** The data follows **

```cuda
int launch_attn_tc(const duo_layer* L, const duo_cache_state* st, const void* q, long long q_row_stride, void* out,
                   int q_len, float scale, cudaStream_t stream) {
  const duo_layer_desc& d = L->d;
  EncodeTiledFn fn = get_encode_fn();
  if (!fn) return DUO_ECUDA;
  CUtensorMap map_q;
  {
    cuuint64_t dims[3] = {(cuuint64_t)q_row_stride, (cuuint64_t)q_len, (cuuint64_t)d.batch};
    cuuint64_t strides[2] = {(cuuint64_t)q_row_stride * 2, (cuuint64_t)q_row_stride * 2 * (cuuint64_t)q_len};
    cuuint32_t box[3] = {64, TC_TILE, 1};
    cuuint32_t estr[3] = {1, 1, 1};
    CUresult r = fn(&map_q, d.dtype == DUO_DT_BF16 ? CU_TENSOR_MAP_DATA_TYPE_BFLOAT16 : CU_TENSOR_MAP_DATA_TYPE_FLOAT16, 3,
                    const_cast<void*>(q), dims, strides, box, estr, CU_TENSOR_MAP_INTERLEAVE_NONE,
                    CU_TENSOR_MAP_SWIZZLE_128B, CU_TENSOR_MAP_L2_PROMOTION_L2_256B, CU_TENSOR_MAP_FLOAT_OOB_FILL_NONE);
    if (r != CUDA_SUCCESS) {
      set_error("cuTensorMapEncodeTiled(q) failed with CUresult %d", (int)r);
      return DUO_ECUDA;
    }
  }
  TcParams p{};
  p.out = out;
  const int n_q = (d.n_full + d.n_stream) * d.group;
  p.out_batch_stride = (long long)q_len * n_q * kHeadDim;
  p.q_len = q_len;
  p.n_q_heads = n_q;
  p.group = d.group;
  p.n_full = d.n_full;
  p.n_stream = d.n_stream;
  p.batch = d.batch;
  p.sink = d.sink;
  p.recent = d.recent;
  p.W = d.sink + d.recent;
  p.full_len = st->full_len;
  p.total = st->total;
  p.lo = st->lo;
  p.scale_log2 = scale * 1.4426950408889634f;
  p.cache_scan = (int)std::min<long long>(p.W, st->total);
  p.n_tok_tiles = (q_len + TC_TILE - 1) / TC_TILE;
  const int grid_x = n_q * p.n_tok_tiles;
  const CUtensorMap& fk = L->has_full_maps ? L->maps.full_k128 : L->maps.ring_k128;
  const CUtensorMap& fv = L->has_full_maps ? L->maps.full_v128 : L->maps.ring_v128;
  const CUtensorMap& rk = L->has_ring_maps ? L->maps.ring_k128 : L->maps.full_k128;
  const CUtensorMap& rv = L->has_ring_maps ? L->maps.ring_v128 : L->maps.full_v128;
  if (d.dtype == DUO_DT_BF16) {
    auto kern = duo_attn_tc_kernel<__nv_bfloat16>;
    static unsigned long long attr_mask = 0;
    if (int rc = ensure_dyn_smem(kern, TC_SMEM_BYTES, &attr_mask)) return rc;
    kern<<<dim3(grid_x, d.batch), TC_THREADS, TC_SMEM_BYTES, stream>>>(map_q, fk, fv, rk, rv, p);
  } else {
    auto kern = duo_attn_tc_kernel<__half>;
    static unsigned long long attr_mask = 0;
    if (int rc = ensure_dyn_smem(kern, TC_SMEM_BYTES, &attr_mask)) return rc;
    kern<<<dim3(grid_x, d.batch), TC_THREADS, TC_SMEM_BYTES, stream>>>(map_q, fk, fv, rk, rv, p);
  }
  DUO_CUDA_TRY(cudaGetLastError());
  return DUO_OK;
}

}
```

Before: 56.49.

## Pingpong warpgroups with named barriers and overlap QK^T with PV in prefill kernel

Restructures the tensor-core prefill attention loop into a FlashAttention-3 style schedule. Each warpgroup now issues S=QK^T for tile j together with PV for tile j-1 and runs the softmax of tile j while the PV wgmma is still in flight. Named barriers alternate the two consumer warpgroups so one issues MMAs while the other does softmax. Block-to-head mapping is also changed so that consecutive blocks share the same token tile across query heads of a group, which may improve L2 reuse of K/V. The cost is more live registers (P held in s plus pk) and more complex barrier and phase bookkeeping. Decode throughput is mostly unaffected since this kernel serves prefill.

```diff
diff --git a/duo_attention_b200/csrc/attn_tc.cu b/duo_attention_b200/csrc/attn_tc.cu
--- a/duo_attention_b200/csrc/attn_tc.cu
+++ b/duo_attention_b200/csrc/attn_tc.cu
@@ -32,6 +32,8 @@
 #pragma unroll
   for (int i = 0; i < 64; ++i) asm volatile("" : "+f"(d[i])::"memory");
 }
+__device__ __forceinline__ void named_bar_sync(int id) { asm volatile("bar.sync %0, 256;" ::"r"(id) : "memory"); }
+__device__ __forceinline__ void named_bar_arrive(int id) { asm volatile("bar.arrive %0, 256;" ::"r"(id) : "memory"); }
 
 __device__ __forceinline__ uint64_t make_smem_desc(uint32_t saddr, uint32_t lbo_bytes, uint32_t sbo_bytes) {
   uint64_t d = 0;
@@ -120,8 +122,8 @@
   const int per_kvh = p.group * p.n_tok_tiles;
   const int kvh = x / per_kvh;
   x -= kvh * per_kvh;
-  const int qh = kvh * p.group + x / p.n_tok_tiles;
-  const int tok0 = (p.n_tok_tiles - 1 - (x % p.n_tok_tiles)) * TC_TILE;
+  const int qh = kvh * p.group + x % p.group;
+  const int tok0 = (p.n_tok_tiles - 1 - x / p.group) * TC_TILE;
   const bool is_full = kvh < p.n_full;
   const int tok_hi = min(p.q_len, tok0 + TC_TILE);
   long long a0 = 0, a1, b0 = 0, b1 = 0, base;
@@ -219,23 +221,14 @@
   };
 
   float s[64], o[64];
+  uint32_t pk[32];
 #pragma unroll
   for (int i = 0; i < 64; ++i) o[i] = 0.f;
   float m_run[2] = {-INFINITY, -INFINITY};
   float l_run[2] = {0.f, 0.f};
-
-  mbar_wait(&bars.q_full, 0);
-  mbar_wait(&bars.k_full[0], 0);
-  wg_fence();
-  issue_s(s, 0);
-  wg_commit();
-  wg_wait<0>();
-  wg_fence_regs(s);
-  mbar_arrive(&bars.k_empty[0]);
-
-  for (int j = 0; j < n_tiles; ++j) {
-    const int st = j & 1;
-    const uint32_t ph = (j >> 1) & 1;
+  float alpha[2];
+
+  auto softmax = [&](int j) {
     const long long j0 = tile_start(j);
     const long long jend = (j < nA) ? a1 : b1;
     const bool cache_seg = (!is_full) && (j < nA);
@@ -254,7 +247,6 @@
         }
       }
     }
-    uint32_t pk[32];
 #pragma unroll
     for (int i = 0; i < 2; ++i) {
       float mx = -INFINITY;
@@ -263,7 +255,7 @@
       mx = fmaxf(mx, __shfl_xor_sync(0xffffffffu, mx, 1));
       mx = fmaxf(mx, __shfl_xor_sync(0xffffffffu, mx, 2));
       const float m_new = fmaxf(m_run[i], mx);
-      const float alpha = (m_new == -INFINITY) ? 1.f : fast_exp2((m_run[i] - m_new) * c);
+      alpha[i] = (m_new == -INFINITY) ? 1.f : fast_exp2((m_run[i] - m_new) * c);
       const float mref_c = (m_new == -INFINITY) ? 0.f : m_new * c;
       m_run[i] = m_new;
       float rs = 0.f;
@@ -272,29 +264,74 @@
         const float p0 = fast_exp2(__fmaf_rn(s[nb * 4 + 2 * i], c, -mref_c));
         const float p1 = fast_exp2(__fmaf_rn(s[nb * 4 + 2 * i + 1], c, -mref_c));
         rs += p0 + p1;
-        pk[nb * 2 + i] = TcType<T>::pack(p0, p1);
-        o[nb * 4 + 2 * i] *= alpha;
-        o[nb * 4 + 2 * i + 1] *= alpha;
+        s[nb * 4 + 2 * i] = p0;
+        s[nb * 4 + 2 * i + 1] = p1;
       }
-      l_run[i] = l_run[i] * alpha + rs;
-    }
-    mbar_wait_spin(&bars.v_full[st], ph);
-    wg_fence();
-    issue_pv(o, pk, st);
-    wg_commit();
-    const bool more = j + 1 < n_tiles;
-    if (more) {
-      const int st1 = (j + 1) & 1;
-      mbar_wait_spin(&bars.k_full[st1], ((j + 1) >> 1) & 1);
-      wg_fence();
-      issue_s(s, st1);
-      wg_commit();
-    }
+      l_run[i] = l_run[i] * alpha[i] + rs;
+    }
+  };
+  auto rescale_pack = [&]() {
+#pragma unroll
+    for (int nb = 0; nb < 16; ++nb) {
+#pragma unroll
+      for (int i = 0; i < 2; ++i) {
+        pk[nb * 2 + i] = TcType<T>::pack(s[nb * 4 + 2 * i], s[nb * 4 + 2 * i + 1]);
+        o[nb * 4 + 2 * i] *= alpha[i];
+        o[nb * 4 + 2 * i + 1] *= alpha[i];
+      }
+    }
+  };
+  const int bar_mine = 1 + wg, bar_other = 2 - wg;
+
+  mbar_wait(&bars.q_full, 0);
+  mbar_wait(&bars.k_full[0], 0);
+  if (wg == 1) named_bar_sync(bar_mine);
+  wg_fence();
+  issue_s(s, 0);
+  wg_commit();
+  named_bar_arrive(bar_other);
+  wg_wait<0>();
+  wg_fence_regs(s);
+  mbar_arrive(&bars.k_empty[0]);
+  softmax(0);
+
+  auto retire_pv = [&](int j) {
     wg_wait<0>();
     wg_fence_regs(o);
+    if (j > 1) mbar_arrive(&bars.v_empty[j & 1]);
+    rescale_pack();
+  };
+
+  for (int j = 1; j < n_tiles; ++j) {
+    const int st = j & 1, pst = st ^ 1;
+    retire_pv(j);
+    mbar_wait_spin(&bars.k_full[st], (j >> 1) & 1);
+    mbar_wait_spin(&bars.v_full[pst], ((j - 1) >> 1) & 1);
+    named_bar_sync(bar_mine);
+    wg_fence();
+    issue_s(s, st);
+    wg_commit();
+    issue_pv(o, pk, pst);
+    wg_commit();
+    named_bar_arrive(bar_other);
+    wg_wait<1>();
     wg_fence_regs(s);
-    mbar_arrive(&bars.v_empty[st]);
-    if (more) mbar_arrive(&bars.k_empty[(j + 1) & 1]);
+    mbar_arrive(&bars.k_empty[st]);
+    softmax(j);
+  }
+
+  retire_pv(n_tiles);
+  {
+    const int pst = (n_tiles - 1) & 1;
+    mbar_wait_spin(&bars.v_full[pst], ((n_tiles - 1) >> 1) & 1);
+    named_bar_sync(bar_mine);
+    wg_fence();
+    issue_pv(o, pk, pst);
+    wg_commit();
+    if (wg == 0) named_bar_arrive(bar_other);
+    wg_wait<0>();
+    wg_fence_regs(o);
+    mbar_arrive(&bars.v_empty[pst]);
   }
 
   T* out_b = reinterpret_cast<T*>(p.out) + (long long)b * p.out_batch_stride;
```

New measurement: 56.47, median of 6. Within noise of the previous version (-0.0%).
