size_t model_param_count(const ss4k_model_desc& d) {
  try { validate_desc(d); } catch (const Error&) { return 0; }
  switch (d.kind) {
    case SS4K_FSRCNN:
      return 56 * 25 + 56 + 56 + 12 * 56 + 12 + 12 + 4 * (12 * 12 * 9 + 12 + 12) + 56 * 12 + 56 + 56 + 56 * 81 + 1;
// ... 38 lines not shown
  SS4K_REQUIRE(d.bsvd_stream == 0 || (d.bsvd_stream == 1 && d.kind == SS4K_BSVD), "desc.bsvd_stream is 0 or 1 and only applies to BSVD");
  switch (d.kind) {
    case SS4K_FSRCNN:
      SS4K_REQUIRE(d.scale == 2 || d.scale == 4, "FSRCNN scale must be 2 or 4");
      break;
    case SS4K_RRDBNET:
      SS4K_REQUIRE(d.scale == 1 || d.scale == 2 || d.scale == 4, "RRDBNet scale must be 1, 2 or 4");
      SS4K_REQUIRE(width(d.num_feat, 32), "RRDBNet: num_feat must be a multiple of 32 in 32..512");
      SS4K_REQUIRE(width(d.num_grow_ch, 32), "RRDBNet: num_grow_ch must be a multiple of 32 in 32..512");
      SS4K_REQUIRE(d.num_block > 0 && d.num_block <= MAX_BLOCKS, "RRDBNet: num_block must be in 1..64");
      break;
    case SS4K_SRVGG:
      SS4K_REQUIRE(d.scale == 2 || d.scale == 4, "SRVGG upscale must be 2 or 4 (PixelShuffle tail)");
      SS4K_REQUIRE(width(d.num_feat, 16), "SRVGG: num_feat must be a multiple of 16 in 16..512");
      SS4K_REQUIRE(d.num_block >= 0 && d.num_block <= MAX_BLOCKS, "SRVGG: num_block must be in 0..64");
      break;
    case SS4K_BSVD:
      SS4K_REQUIRE(width(d.bsvd_chns[0], 32), "BSVD: bsvd_chns[0] must be a multiple of 32 in 32..512");
      SS4K_REQUIRE(width(d.bsvd_chns[1], 64), "BSVD: bsvd_chns[1] must be a multiple of 64 in 64..512");
      SS4K_REQUIRE(width(d.bsvd_chns[2], 64), "BSVD: bsvd_chns[2] must be a multiple of 64 in 64..512");
      SS4K_REQUIRE(width(d.bsvd_mid_ch, 32), "BSVD: bsvd_mid_ch must be a multiple of 32 in 32..512");
      SS4K_REQUIRE(d.bsvd_interm_ch > 0 && d.bsvd_interm_ch <= 256, "BSVD: bsvd_interm_ch must be in 1..256");
      break;
    default:
      throw Error(SS4K_EINVAL, "unknown model kind");
  }
}

static void upload(DevBuf& b, const void* src, size_t bytes) {
  b.ensure(std::max<size_t>(bytes, 16));
  SS4K_HIP(hipMemcpy(b.ptr, src, bytes, hipMemcpyHostToDevice));
}

int Model::add_conv(ParamCursor& pc, int cout, int cin_total, PackSpec s, bool has_prelu_after) {
  s.dtype = desc.dtype; s.cout_real = cout; s.cin_total = cin_total;
  const float* w = pc.take((size_t)cout * cin_total * 9);
  const float* b = pc.take(cout);
  const float* a = has_prelu_after ? pc.take(cout) : nullptr;
  PackedConv p = pack_conv3x3(s, w, b, a);
  ConvLayer L;
  upload(L.w, p.w.data(), p.w.size());
  upload(L.bias, p.bias.data(), p.bias.size() * 4);
  if (a) upload(L.prelu, p.prelu.data(), p.prelu.size() * 4);
  if (use_w16 && use_wide && desc.dtype == SS4K_F16 && p.nb == 2 && p.cout_pad % 64 == 0 && (s.nchunks0 + s.nchunks1) % 2 == 0 && !s.ps2) {
    const std::vector<uint8_t> w6 = pack_conv3x3_w16(s, w, p.cout_pad);
    upload(L.w16, w6.data(), w6.size());
    weight_bytes += w6.size();
  }
  if (use_w16 && desc.dtype == SS4K_F16 && cout <= 4 && (s.nchunks0 + s.nchunks1) % 2 == 0 && !s.ps2) {
    const std::vector<uint8_t> w6 = pack_conv3x3_w16n(s, w);
    upload(L.w16, w6.data(), w6.size());
    weight_bytes += w6.size();
  }
  L.has_prelu = a != nullptr;
  if (a) { L.prelu_le1 = true; for (int c = 0; c < cout; ++c) L.prelu_le1 = L.prelu_le1 && a[c] <= 1.f; }
  L.cout_real = cout; L.cout_pad = p.cout_pad; L.nchunks0 = s.nchunks0; L.nchunks1 = s.nchunks1;
  L.cin_real = 0;
  for (int c : s.cin_map) L.cin_real += c >= 0;
  weight_bytes += p.w.size() + p.bias.size() * 4;
  layers.push_back(std::move(L));
  return (int)layers.size() - 1;
}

** End of The data **

▶ [Activity]: From the entries above, list each line with "layers" in it.

▶ [Output for this exercise]:
  layers.push_back(std::move(L));
  return (int)layers.size() - 1;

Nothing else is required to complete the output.